Communication barriers
At the provider level, poor communication between health care providers and patients was perceived as a major impediment to the quality of care patients received. Both patients and caregivers emphasized the importance of open patient-provider interactions and that there was a lack of such open communications in many instances. There was concern regarding the way diagnoses or prognoses were relayed to patients. Many times, physicians were insensitive and disregarded the sentiments of the patients and caregivers when delivering news about the patients’ condition, as one caregiver shared,
Caregiver … the pulmonary man came … in the room and said, ‘Oh, don’t worry about your lungs. Something else will get you first,’ which was a very, very bad thing to say.
Participants also expressed concerns that they were not properly prepared for treatments by their physicians because vital information was not discussed. They felt as if physicians were not realistic about potential outcomes.

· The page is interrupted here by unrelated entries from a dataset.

## Reuse forward live-patch maps to drive sparse box-tower dgrad and wgrad

The label-derived forward live maps, plus an extra map for the tower input, now drive sparsity in the box-tower backward pass. This replaces the separate gradient scans or chain maps. The 3x3 patch dgrad kernel reads the forward map as both input and output live lists. The wgrad ring kernel translates its 8x8 patch ids into the 4x16 forward-map granularity to decide liveness. This removes the per-layer gskip scan and compaction launches in backward, at the cost of coarser or over-approximate liveness and more descriptor and ABI fields.

```diff
diff --git a/basedet_amd/_lib.py b/basedet_amd/_lib.py
--- a/basedet_amd/_lib.py
+++ b/basedet_amd/_lib.py
@@ -7,7 +7,7 @@
 LIB_PATH = os.environ.get("BASEDET_HIP_LIB") or os.path.join(_HERE, "lib", "libbasedet_hip.so")
 
 BD_MAX_SEGS = 8
-ABI_VERSION = 112
+ABI_VERSION = 113
 EPI_RELU, EPI_ADD_BEFORE, EPI_ADD_AFTER, EPI_MASK, EPI_SPARSE = 1, 2, 4, 8, 16
 
 
@@ -28,6 +28,8 @@
         ("gskip_gmap", C.c_void_p), ("gskip_gmap_bytes", C.c_size_t), ("gskip_dxmap", C.c_void_p), ("gskip_dxmap_bytes", C.c_size_t),
         ("gskip_dx_clean", C.c_int32),
         ("fwd_map", C.c_void_p), ("fwd_map_bytes", C.c_size_t), ("fwd_clean", C.c_int32),
+        ("gskip_dx_fmap", C.c_void_p), ("gskip_dx_fmap_bytes", C.c_size_t), ("gskip_dx_fclean", C.c_int32),
+        ("gskip_g_fmap", C.c_void_p), ("gskip_g_fmap_bytes", C.c_size_t),
     ]
 
 
diff --git a/basedet_amd/csrc/conv3x3_pp.hip b/basedet_amd/csrc/conv3x3_pp.hip
--- a/basedet_amd/csrc/conv3x3_pp.hip
+++ b/basedet_amd/csrc/conv3x3_pp.hip
@@ -734,6 +734,16 @@
         const int tot = p.total_patches;
         p.sp_keep_dead = in_place ? 1 : 0;
         p.sp_stride = tot;
+        if (d->gskip_dx_fmap) {
+            BdFwdMap fm;
+            bd_fwd_map_layout(d, &fm);
+            int* m = (int*)d->gskip_dx_fmap;
+            p.sp_hdr = m; p.sp_live = m + fm.live; p.sp_list = m + fm.list;
+            p.sp_ohdr = m; p.sp_olist = m + fm.list; p.sp_oflip = 1;
+            p.sp_clean = d->gskip_dx_fclean ? 1 : 0;
+            hipLaunchKernelGGL((conv3x3_pp_kernel<1, false, true>), dim3(p.main_grid), dim3(512), LDS_BYTES, stream, p);
+            return 0;
+        }
         if (d->gskip_gmap) {
             BdGskipMap gm;
             bd_gskip_map_layout(d, 0, &gm);
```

This resulted in patients and caregivers being too optimistic and later disappointed when the outcome was not what they had originally expected.
Patient Until I got to this office, I was totally oversold on everything. I was told surgery … robotic, not invasive. Day one, surgery. Day two, tubes out. Day three, go home. I expected to be home on Sunday night, stir-frying vegetables, and making dinner, feeding my cat. I was in ICU four days … I went home with oxygen. I mean I thought I was just gonna walk outta there…. You take a little thing out and you put a Band-Aid on, and you go home.
Data also revealed that patients were unsure of their condition, even following treatment. Information was not communicated to patients about the specifics of their disease, either because of miscommunication or minimal patient-provider time spent during office visits. This lack of communication between patients and providers often left patients and caregivers uncertain about exactly what condition they had or what they were being treated for.
Patient I just can’t have the time with Dr. xx, cuz he’s so busy...
Patient … I didn’t understand. Which exactly what type of cancer did I have, cuz I’m—really to tell you the truth—I’m still wondering.
Knowledge barriers
Patients and caregivers also identified a lack of education and knowledge about lung cancer diagnosis and treatment as a barrier to their care. Patients and caregivers were not always fully knowledgeable about lung cancer, treatment options, or the duration of treatments. They relied on the provider to disclose such information or direct them to credible sources. In many instances, patients were misinformed about the causes of lung cancer. There were misconceptions that lung cancer was only caused by a history of smoking or genetic predisposition. Patients who did not smoke or did not have a family history of lung cancer were often confused and dismayed by the diagnosis.